Adolfo Urso, ministre des Entreprises et du Made in Italy le revendique haut et fort : « Celui qui s’appelait Draghi l’a dit. Nous l’avons fait “. Inutile de dire que la référence est aux corrections décidées par le gouvernement lors du Superbonus de jeudi dernier. Et de fait, les innovations vont exactement dans le sens déjà tenté par le Premier ministre de l’époque : de la réduction de l’incitation de 110 à 90 % à une nouvelle limitation du nombre de bénéficiaires jusqu’à l’impossibilité de transférer le crédit d’impôt qui – comme Le ministre de l’Economie, Giancarlo Giorgetti, a dit clairement – “ce n’est pas un droit”. Il faut comprendre si c’était le cas et dans quelles conditions étant donné le nombre élevé de crédits dans le ventre des banques et des entreprises.

Route tracée

Le choix du gouvernement indique cependant que la route est tracée. Aussi parce que disposant de peu de ressources, les économies réalisées par la compression du superbonus pourraient favoriser l’adoption d’autres mesures promises dans la campagne électorale mais non poursuivies aujourd’hui. Le test parlementaire pour le nouveau superbonus, cependant, n’est pas exactement en descente. Les désaccords de la majorité pour l’instant s’expriment presque à voix basse. Forza Italia au cri de “vous ne pouvez pas changer les règles de la course”, tout en partageant la nécessité d’un durcissement car “nous ne pouvons plus nous permettre une mesure aussi coûteuse”, avec les chefs de groupe Licia Ronzulli et Alessandro Cattaneo, a déjà annoncé la présentation d’une proposition d’amendement visant à reporter “d’au moins un mois” les modifications de la réglementation introduites par le décret Aid quater “afin de ne pas pénaliser les citoyens et les entreprises, à commencer par ceux qui ont déjà approuvé les interventions et stipulé les contrats correspondants”.

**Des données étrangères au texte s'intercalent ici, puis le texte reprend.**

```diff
@@ -571,15 +578,26 @@
                 g, dW, pb = K.dwconv_bwd_fused_s2(x, dy, weight.detach().contiguous(), s.pro,
                                                   want_bn=bn is not None, raw_dw=both)
             elif tiled:
-                res = None
-                if bn is None and s.fork is not None and s.fork.g is not None \
+                res = skip = None
+                if s.fork is not None and s.fork.skip:
+                    f = s.fork
+                    if f.g is None:
+                        f.closed = True
+                    else:
+                        if f.before != (bn is not None) or not K.dwconv_bwd_fused_skip_ok(
+                                x.dtype, C, f.skip, f.before, s.dil, s.pro[0]):
+                            raise RuntimeError("conv-skip hand-off: no kernel takes the parked "
+                                               "gradient (stride %d, before=%s, prologue %d)"
+                                               % (f.skip, f.before, s.pro[0]))
+                        res, skip = f.take(), (f.skip, f.before)
+                elif bn is None and s.fork is not None and s.fork.g is not None \
                         and K.dwconv_bwd_fused_add_ok(x, s.dil):
                     res = s.fork.take()
                     if res.dtype != x.dtype or tuple(res.shape) != tuple(x.shape):
                         s.fork.g, res = res, None
                 g, dW, pb = K.dwconv_bwd_fused(x, dy, weight.detach(), s.dil, s.pro,
                                                want_bn=bn is not None, torch_layout=True,
-                                               raw_dw=both, res=res)
+                                               raw_dw=both, res=res, skip=skip)
             else:
                 w9c = cached_pack(weight, "dw", lambda: pack_dw_weight(weight))
                 g, dW9c, pb = K.dwconv_bwd_fused(x, dy, w9c, s.dil, s.pro, want_bn=bn is not None)
@@ -625,7 +643,11 @@
                     w = cached_pack(weight, "dw", lambda: pack_dw_weight(weight))
                 g = K.dwconv_dgrad(dy, w, s.stride, s.dil, (x.shape[1], x.shape[2]))
                 dx, dgamma, dbeta = bn_input_backward(g, x, s.bn_in, s.relu, inplace=True)
-        if s.fork is not None and s.fork.g is not None and dx is not None:
+        if s.fork is not None and s.fork.skip:
+            if s.fork.g is not None:
+                raise RuntimeError("conv-skip hand-off: the parked gradient was not taken")
+            s.fork.closed = True
+        elif s.fork is not None and s.fork.g is not None and dx is not None:
             dx = dx + s.fork.take()
         return dx, dgamma, dbeta, dW, None
 
@@ -1096,6 +1118,31 @@
 
 
 _NO_FOLD = os.environ.get("SEG_NO_FOLD") == "1"
+_SKIP_HANDOFF = os.environ.get("SEG_NO_SKIP_HANDOFF") != "1"
+
+
+def skip_fork(inputs, conv, dw_conv):
+    t = inputs.t
+    if not (_SKIP_HANDOFF and torch.is_grad_enabled() and t.requires_grad):
+        return None
+    stride = conv.stride[0]
+    if conv.kernel_size != (1, 1) or conv.padding[0] != 0 or stride not in (1, 2) \
+            or conv.stride[1] != stride or conv.bias is not None:
+        return None
+    if dw_conv.stride[0] != 1 or dw_conv.dilation[0] != 1 or t.dim() != 4:
+        return None
+    bn = inputs.bn
+    if bn is None and not inputs.relu:
+        before, mode = False, PRO_RELU
+    elif bn is not None and inputs.relu is True and bn.group is None:
+        before, mode = True, PRO_AFFINE | PRO_RELU
+        if conv.out_channels >= 256:
+            return None
+    else:
+        return None
+    if not K.dwconv_bwd_fused_skip_ok(t.dtype, t.shape[-1], stride, before, 1, mode):
+        return None
+    return GradFork(skip=stride, before=before)
 
 
 class _GroupNormFn(torch.autograd.Function):
diff --git a/segmentron_amd/hip_ops.py b/segmentron_amd/hip_ops.py
--- a/segmentron_amd/hip_ops.py
+++ b/segmentron_amd/hip_ops.py
@@ -269,8 +269,13 @@
     return bool(LIB.query("seg_dwconv3x3_bwd_fused_add_ok", int(dil)))
 
 
+def dwconv_bwd_fused_skip_ok(dtype, C, res_stride, before_mask, dil, pro_mode):
+    return bool(LIB.query("seg_dwconv3x3_bwd_fused_skip_ok", _DT[dtype], int(C), int(res_stride),
+                          int(bool(before_mask)), int(dil), int(pro_mode)))
+
+
 def dwconv_bwd_fused(x, dy, w, dil, pro=None, want_bn=False, torch_layout=False, raw_dw=False,
-                     res=None, out=None):
+                     res=None, out=None, skip=None):
     N, H, W, C, ldx = nhwc(x)
     lddy = nhwc(dy)[4]
     mode, ps, pt = _pro(pro)
@@ -282,7 +287,14 @@
     gy = LIB.query("seg_dwconv_grid_y", _DT[x.dtype], C, N, H, W, 1, dil, 1)
     pw = torch.empty((gy, 9 * C), dtype=torch.float32, device=x.device)
     pb = torch.empty((gy, 2 * C), dtype=torch.float32, device=x.device) if want_bn else None
-    if res is not None:
+    if skip is not None:
+        rs, before = skip
+        assert res is not None and res.dtype == x.dtype and dil == 1 and (want_bn or not before)
+        assert tuple(res.shape) == (N, (H + rs - 1) // rs, (W + rs - 1) // rs, C)
+        LIB.call("seg_dwconv3x3_bwd_fused_skip", _DT[x.dtype], _p(dy), lddy, _p(x), ldx, N, H, W,
+                 C, _p(w), layout, mode, _p(ps), _p(pt), _p(res), nhwc(res)[4], int(rs),
+                 int(bool(before)), _p(g), ldg, _p(pw), _p(pb), gy, _stream())
+    elif res is not None:
         assert dil == 1 and tuple(res.shape) == (N, H, W, C) and res.dtype == x.dtype
         LIB.call("seg_dwconv3x3_bwd_fused_add", _DT[x.dtype], _p(dy), lddy, _p(x), ldx, N, H, W,
                  C, _p(w), layout, mode, _p(ps), _p(pt), _p(res), nhwc(res)[4], _p(g), ldg, _p(pw),
diff --git a/segmentron_amd/models/backbones/xception.py b/segmentron_amd/models/backbones/xception.py
--- a/segmentron_amd/models/backbones/xception.py
+++ b/segmentron_amd/models/backbones/xception.py
@@ -39,6 +39,8 @@
             fork = F.GradFork()
         skip_in = inputs
         if self.skip_connection_type == "conv":
+            if self.relu_first:
+                fork = F.skip_fork(inputs, self.conv, self.sep_conv1.block.depthwise)
             t = F.fork(inputs.t, 2)
             inputs, skip_in = F.Act(t[0], inputs.bn, inputs.relu), F.Act(t[1], inputs.bn, inputs.relu)
         sc1 = self.sep_conv1(inputs, fork=fork) if fork is not None else self.sep_conv1(inputs)
@@ -49,7 +51,7 @@
             sc2, low = F.Act(t[0], sc2.bn, sc2.relu), F.Act(t[1], sc2.bn, sc2.relu)
         residual = self.sep_conv3(sc2)
         if self.skip_connection_type == "conv":
-            shortcut = F.conv_bn(skip_in, self.conv, self.bn)
+            shortcut = F.conv_bn(skip_in, self.conv, self.bn, fork=fork)
             outputs = F.Act(F.materialize(residual, residual=shortcut))
         elif self.skip_connection_type == "sum":
             outputs = F.Act(F.materialize(residual, residual=inputs, fork=fork))
```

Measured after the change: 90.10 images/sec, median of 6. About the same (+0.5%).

Les gémissements dans la majorité

Une position qui est loin d’être isolée est celle des forces de la force. Même au sein de la Ligue, les grognes ne manquent pas. Le thème qui tient le plus à cœur au Carroccio est celui lié à la cession de créances qui concerne des milliers d’entreprises. “Nous allons essayer d’intervenir sur le stock existant car c’est un vrai problème pour beaucoup d’entreprises, nous définissons une porte de sortie”, a assuré Giorgetti. C’est la même réponse que le ministre de l’Économie a également réitérée à l’occasion de la confrontation au Palazzo Chigi avec les associations professionnelles et au cours de laquelle Giorgia Meloni a donné le maximum de disponibilité à la confrontation avec l’ouverture d’une table de travail.

Le correctif

Mais au-delà de ce que le Gouvernement décidera dans les prochaines heures, on peut plutôt supposer que le passage parlementaire conduira à plus d’un correctif. “La décision de l’exécutif de faire un coupon au superbonus est correcte mais on ne peut pas changer les cartes sur la table” alors que la partie est encore en cours car “il y a un risque de causer des dégâts et de déclencher des contentieux judiciaires avec des coûts considérables pour le Etat”. Ce n’est pas un membre de l’opposition qui parle mais Andrea de Bertoldi, député des Frères d’Italie, comptable de Trente et parmi les experts du parti du premier ministre qui ne renonce pas à exprimer ses perplexités, bien que de manière très calme.

Risque de chemin cahoteux

Après tout, lorsque c’est Mario Draghi qui a voulu serrer le superbonus, ce n’est pas seulement la plupart des partis de l’ancienne majorité mais aussi l’opposition d’alors qui ont pris parti pour défendre l’incitation. Certains comme le leader du M5 Giuseppe Conte qui l’a promu Premier ministre en ont fait un véritable bourreau de travail et sont désormais prêts à retourner dans les barricades. Mais la plupart des forces politiques, y compris celles qui soutiennent désormais le gouvernement Meloni, ont défendu la prime. C’est pourquoi le risque d’un parcours cahoteux pour le décret Aid quater est loin d’être éloigné.